You mean the east coast of the Adriatic? Transylvania the region, no. The Transylvanian Tribunal, sure. Or at least this region certainly doesn't belong to either the Roman, Greater Alps, or Thebes Tribunals, so yes its either part of the Transylvanian Tribunal, or else it's no man's land, as far as I see it.

This link points to a historical geo-political map that comprises Rhine and Greater Alps, and might be of help if you want to designate the geographical borderlines. However, I do not know whether the historical borders are exactly congruent with the Hermetic ones.

The idea of employing modern web technology for applications such as this is truly inspiring. A cherry on the cake would be Google Directions based on a medieval road map.

I feel the need to point out the 'official' map of Mythic Europe on Atlas' own site: atlas-games.com/pdf_storage/europemap.pdf
This is the version of tribunal's i've been working off for years now.

Yeah, the one in the CURRENT main rules book...

I presume this was in response to me quoting books from 5th edition which contradict the map. You do have a point here, but when two sources from the current rules do not concur with each other, we each choose which source to follow, and GotF is quite clear about Denmark being within Novgorod.

The errata say that this map is off, or at least did at some point. So, yes, we are aware, thanks.

I've got a private map: maps.google.com/maps/ms?ie=UTF8& ... 037d6c&z=6 with personal tribunal stuff.
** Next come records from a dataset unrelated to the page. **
#define FS_MARK(k) \
  do { if (tid == 0 && d.dbg) d.dbg[(u64)s * 16 + (k)] = __builtin_amdgcn_s_memrealtime(); } while (0)
constexpr u32 FS_AM_MAX = 8192;
constexpr u32 FS_STAGE = 72u << 10;
constexpr u32 FS_CAND_STAGED = 6144;
constexpr u32 fs_cand_bytes(u32 cmax, u32 amw) { return cmax * 4 * 2 + (cmax > amw ? cmax : amw) * 2 + cmax * 2 + cmax; }
constexpr u32 FS_POOL_STAGED = FS_STAGE + fs_cand_bytes(FS_CAND_STAGED, FS_STAGE / 16);
constexpr u32 FS_POOL_FULL = fs_cand_bytes(CAND_MAX, FS_AM_MAX);
constexpr u32 FS_POOL = ((FS_POOL_STAGED > FS_POOL_FULL ? FS_POOL_STAGED : FS_POOL_FULL) + 15) & ~15u;
static_assert(FS_POOL <= 156u << 10, "k_frame_scan LDS pool");
#define FS_NT 1024
DEV bool big_publish(const DS& d, u32 msize, u32 hsize, u64 bsz, u32 fmax) {
  const u64 fb = fmax > 8 ? fmax - 8 : 0;
  const u64 nb = bsz == 0 ? 0 : (fb ? (bsz + fb - 1) / fb : 1);
  return (u64)msize + 8 + hsize + 8 + bsz + 8 * nb > d.carry_cap;
}

DEV uint4 shift_pair(uint4 a, uint4 b, u32 sh) {
  const u32 q = sh >> 2, r = sh & 3;
  const bool q2 = (q & 2) != 0, q1 = (q & 1) != 0;
  const u32 s0 = q2 ? a.z : a.x, s1 = q2 ? a.w : a.y, s2 = q2 ? b.x : a.z;
  const u32 s3 = q2 ? b.y : a.w, s4 = q2 ? b.z : b.x, s5 = q2 ? b.w : b.y;
  const u32 w0 = q1 ? s1 : s0, w1 = q1 ? s2 : s1, w2 = q1 ? s3 : s2, w3 = q1 ? s4 : s3, w4 = q1 ? s5 : s4;
  if (!r) return make_uint4(w0, w1, w2, w3);
  return make_uint4(__builtin_amdgcn_alignbyte(w1, w0, r), __builtin_amdgcn_alignbyte(w2, w1, r),
                    __builtin_amdgcn_alignbyte(w3, w2, r), __builtin_amdgcn_alignbyte(w4, w3, r));
}
DEV uint4 seg_word(const u8* C, u32 cl, const u8* N, u32 c) {
  const u32 b0 = c * 16;
  if (b0 + 16 <= cl) return *(const uint4*)(C + b0);
  if (b0 >= cl) {
    const u32 o = b0 - cl, k = o >> 4, sh = o & 15;
    const uint4 a = ((const uint4*)N)[k];
    return sh ? shift_pair(a, ((const uint4*)N)[k + 1], sh) : a;
  }
// ... 2126 lines not shown
}
DEV u32 enqueue_one(const DS& d, u32 src, u32 i, u32 n, PersistRec* pr, u32 hs_ntiles) {
  const u32* kk = d.pair_k[src];
  const u32 rb = d.rank_bits;
  u32 q = kk[i] >> rb;
  u32 p = d.pair_v[src][i];
  u32 first = hs_ntiles ? d.hist_scan[q << rb] : d.q_first[q];
  return enqueue_at(d, q, p, i - first, (i + 1 == n) || (kk[i + 1] >> rb) != q, pr);
}

DEV void plan_queue(const DS& d, u32 q, u64 cnt);
DEV void ring_plan_one(const DS& d, u32 src, u32 hs_ntiles, u32 i, u32 n) {
  const u32* kk = d.pair_k[src];
  const u32 rb = d.rank_bits;
  const u32 q = kk[i] >> rb;
  if (i + 1 < n && (kk[i + 1] >> rb) == q) return;
  const u32 first = hs_ntiles ? d.hist_scan[q << rb] : d.q_first[q];
  plan_queue(d, q, (u64)(i - first) + 1);
}
DEV void plan_queue(const DS& d, u32 q, u64 cnt) {
  const u64 head = d.q_head[q], tail = d.q_tail[q];
  d.q_enq_tail[q] = tail;
  const u64 mask = d.q_ring_mask[q], cap = mask + 1;
  const u64 need = tail - head + cnt;
  if (need <= cap) return;
  const u64 limit = d.q_max_cap[q] ? d.q_max_cap[q] : d.ring_pool;
  u64 want = cap;
  while (want < 2 * need && want * 2 <= limit) want *= 2;
  if (want <= cap) return;
  unsigned long long* top = (unsigned long long*)d.ring_top;
  u64 off = __hip_atomic_load(top, __ATOMIC_RELAXED, __HIP_MEMORY_SCOPE_AGENT);
  while (true) {
    if (off + want > d.ring_pool) return;
    u64 prev = atomicCAS(top, off, off + want);
    if (prev == off) break;
    off = prev;
  }
  RingMove mv;
  mv.q = q; mv.pad = 0;
  mv.old_off = d.q_ring_off[q]; mv.old_mask = mask;
  mv.new_off = off; mv.new_mask = want - 1;
  mv.head = head; mv.tail = tail;
  const u32 mi = atomicAdd(&d.tot[TS_NMOVE], 1u);
  d.moves[mi] = mv;
  d.q_ring_off[q] = off;
  d.q_ring_mask[q] = want - 1;
  const u32 gi = atomicAdd(&d.ctr->n_grow, 1u);
  if (gi < GROW_MAX) d.grow_h[gi] = mv;
  __threadfence();
}

__global__ __launch_bounds__(256) void k_ring_plan(DS d, u32 src, u32 hs_ntiles) {
  __shared__ u32 s_last;
  const u32 n = d.tot[TS_PAIR_N];
  u32 nb = (n + 255) / 256;
  if (nb > gridDim.x) nb = gridDim.x;
  if (blockIdx.x >= nb) return;
  for (u32 i = blockIdx.x * 256 + threadIdx.x; i < n; i += gridDim.x * 256) ring_plan_one(d, src, hs_ntiles, i, n);
  __builtin_amdgcn_fence(__ATOMIC_RELEASE, "workgroup");
  __syncthreads();
  if (threadIdx.x == 0) s_last = atomicAdd(&d.tot[TS_RP_TICKET], 1u) == nb - 1;
  __syncthreads();
  if (!s_last) return;
  __builtin_amdgcn_fence(__ATOMIC_ACQUIRE, "agent");
  if (threadIdx.x == 0) d.tot[TS_RP_TICKET] = 0;
  const u32 nm = d.tot[TS_NMOVE];
  for (u32 m = 0; m < nm; ++m) {
    const RingMove mv = d.moves[m];
    for (u64 pos = mv.head + threadIdx.x; pos < mv.tail; pos += 256)
      d.ring[mv.new_off + (pos & mv.new_mask)] = d.ring[mv.old_off + (pos & mv.old_mask)];
  }
}

__global__ void k_enqueue(DS d, u32 src, u32 hs_ntiles) {
  const u32 n = d.tot[TS_PAIR_N];
  const u32 stride = gridDim.x * blockDim.x;
  for (u32 b = blockIdx.x * blockDim.x; b < n; b += stride) {
    const u32 i = b + threadIdx.x;
    PersistRec pr;
    pr.msg = INVALID;
    u32 drop = i < n ? enqueue_one(d, src, i, n, &pr, hs_ntiles) : INVALID;
    wave_release(d, drop, drop != INVALID);
    if (drop != INVALID) atomicAdd(&d.ctr->n_ring_full, 1u);
    if (d.persist) {
      bool want = pr.msg != INVALID;
      u32 k = wave_reserve(&d.ctr->n_persist, want);
      if (want && k < d.persist_max) d.prec[k] = pr;
    }
  }
}

DEV void plan_rings_block(const DS& d, const u32* hscan, u32 n, u32 D, u32 tid, u32 nt) {
  const u32 rb = d.rank_bits;
  for (u32 q = tid; q < d.q_max && (q << rb) < D; q += nt) {
    const u32 first = __hip_atomic_load(&hscan[q << rb], __ATOMIC_RELAXED, __HIP_MEMORY_SCOPE_AGENT);
    const u32 nx = ((q + 1) << rb) < D
                       ? __hip_atomic_load(&hscan[(q + 1) << rb], __ATOMIC_RELAXED, __HIP_MEMORY_SCOPE_AGENT)
                       : n;
    if (nx > first) plan_queue(d, q, nx - first);
  }
  __syncthreads();
  const u32 nm = __hip_atomic_load(&d.tot[TS_NMOVE], __ATOMIC_RELAXED, __HIP_MEMORY_SCOPE_AGENT);
  if (!nm) return;
  __builtin_amdgcn_fence(__ATOMIC_ACQUIRE, "agent");
  for (u32 m = 0; m < nm; ++m) {
    const RingMove mv = d.moves[m];
    for (u64 pos = mv.head + tid; pos < mv.tail; pos += nt)
      d.ring[mv.new_off + (pos & mv.new_mask)] = d.ring[mv.old_off + (pos & mv.old_mask)];
  }
}

template <int DB>
__global__ __launch_bounds__(RsNt<DB>::v) void k_rs_hist_plan(DS d, const u32* keys, const u32* np, u32* hist,
                                                             u32* hscan, u32* ticket, u32 ntiles) {
  constexpr u32 NT = RsNt<DB>::v, D = 1u << DB;
  __shared__ u32 cnt[D];
  __shared__ u32 lds[NT / 64 + 1];
  __shared__ u32 s_last;
  u32 tid = threadIdx.x, t = blockIdx.x;
  const u32 n = *np;
  u32 T = (n + SORT_TILE - 1) / SORT_TILE;
  if (T > ntiles) T = ntiles;
  if (T == 0) {
    return;
  }
  if (t >= T) return;
  bool last = false;
  for (; t < T; t += gridDim.x) {
    for (u32 k = tid; k < D; k += NT) cnt[k] = 0;
    __syncthreads();
    const u32 base = t * SORT_TILE;
    for (u32 j = 0; j < SORT_TILE / NT; ++j) {
      const u32 i = base + j * NT + tid;
      if (i < n) atomicAdd(&cnt[keys[i] & (D - 1)], 1u);
    }
    __syncthreads();
    for (u32 k = tid; k < D; k += NT)
      __hip_atomic_store(&hist[t * D + k], cnt[k], __ATOMIC_RELAXED, __HIP_MEMORY_SCOPE_AGENT);
    __builtin_amdgcn_fence(__ATOMIC_RELEASE, "workgroup");
    __syncthreads();
    if (tid == 0) s_last = atomicAdd(ticket, 1u) == T - 1;
    __syncthreads();
    last = last || s_last;
  }
  if (!last) return;
  __builtin_amdgcn_fence(__ATOMIC_ACQUIRE, "agent");
  if (tid == 0) *ticket = 0;
  rs_offsets<DB>(hist, hscan, T, lds);
  __builtin_amdgcn_fence(__ATOMIC_RELEASE, "workgroup");
  __syncthreads();
  plan_rings_block(d, hscan, n, D, tid, NT);
}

The combination is pretty fun.

My polygons are free for use, depending on whatever IP restrictions atlas games places on them.

Shiny. In terms of changes, if people could PM me their google accounts, I'll add you to the map collabs and we can mark-up and comment. (Somehow I never got subsequent e-mails notifying me of replies here...)

In terms of the Rhine tribunal, I tried to cross-reference with guardians of the forest.
The main book map is... um... "special" is the easiest way to put it, especially the farther east you go. What I'd like to do is collect authoritative "textual" descriptions of each of the regions, then figure out what physical features those correspond to. Anyone care to help?

Anyways, thanks for the positive feedback!
-Brian

My guess, you´re just not used to the type of map projection used for it. Things always gets a bit distorted when using big maps, type of projection merely chooses how the distortions look, and what areas gets worst hit.

From what it looks like, the further (north)east you go (beyond a point?), the more "upwards" east gets.
Its clearly visible from the relative positions between the Black sea and the Caspian sea.

Of course, calling "well known" Gotland ( a major trading point since even long before the viking era(and according to some, origin of the Goths)), Öland (a name that possibly didnt exist at all at the time, and the island was not of great importance) is kinda "whoopsie".
en.wikipedia.org/wiki/Gotland#History

My objective: once we all basically agree on a tribunal overlay (including shaded "contested" regions) we can start populating with towns and whatnot. To identify contested regions, we basically look for discrepancies over books. Then we can town to our hearts content.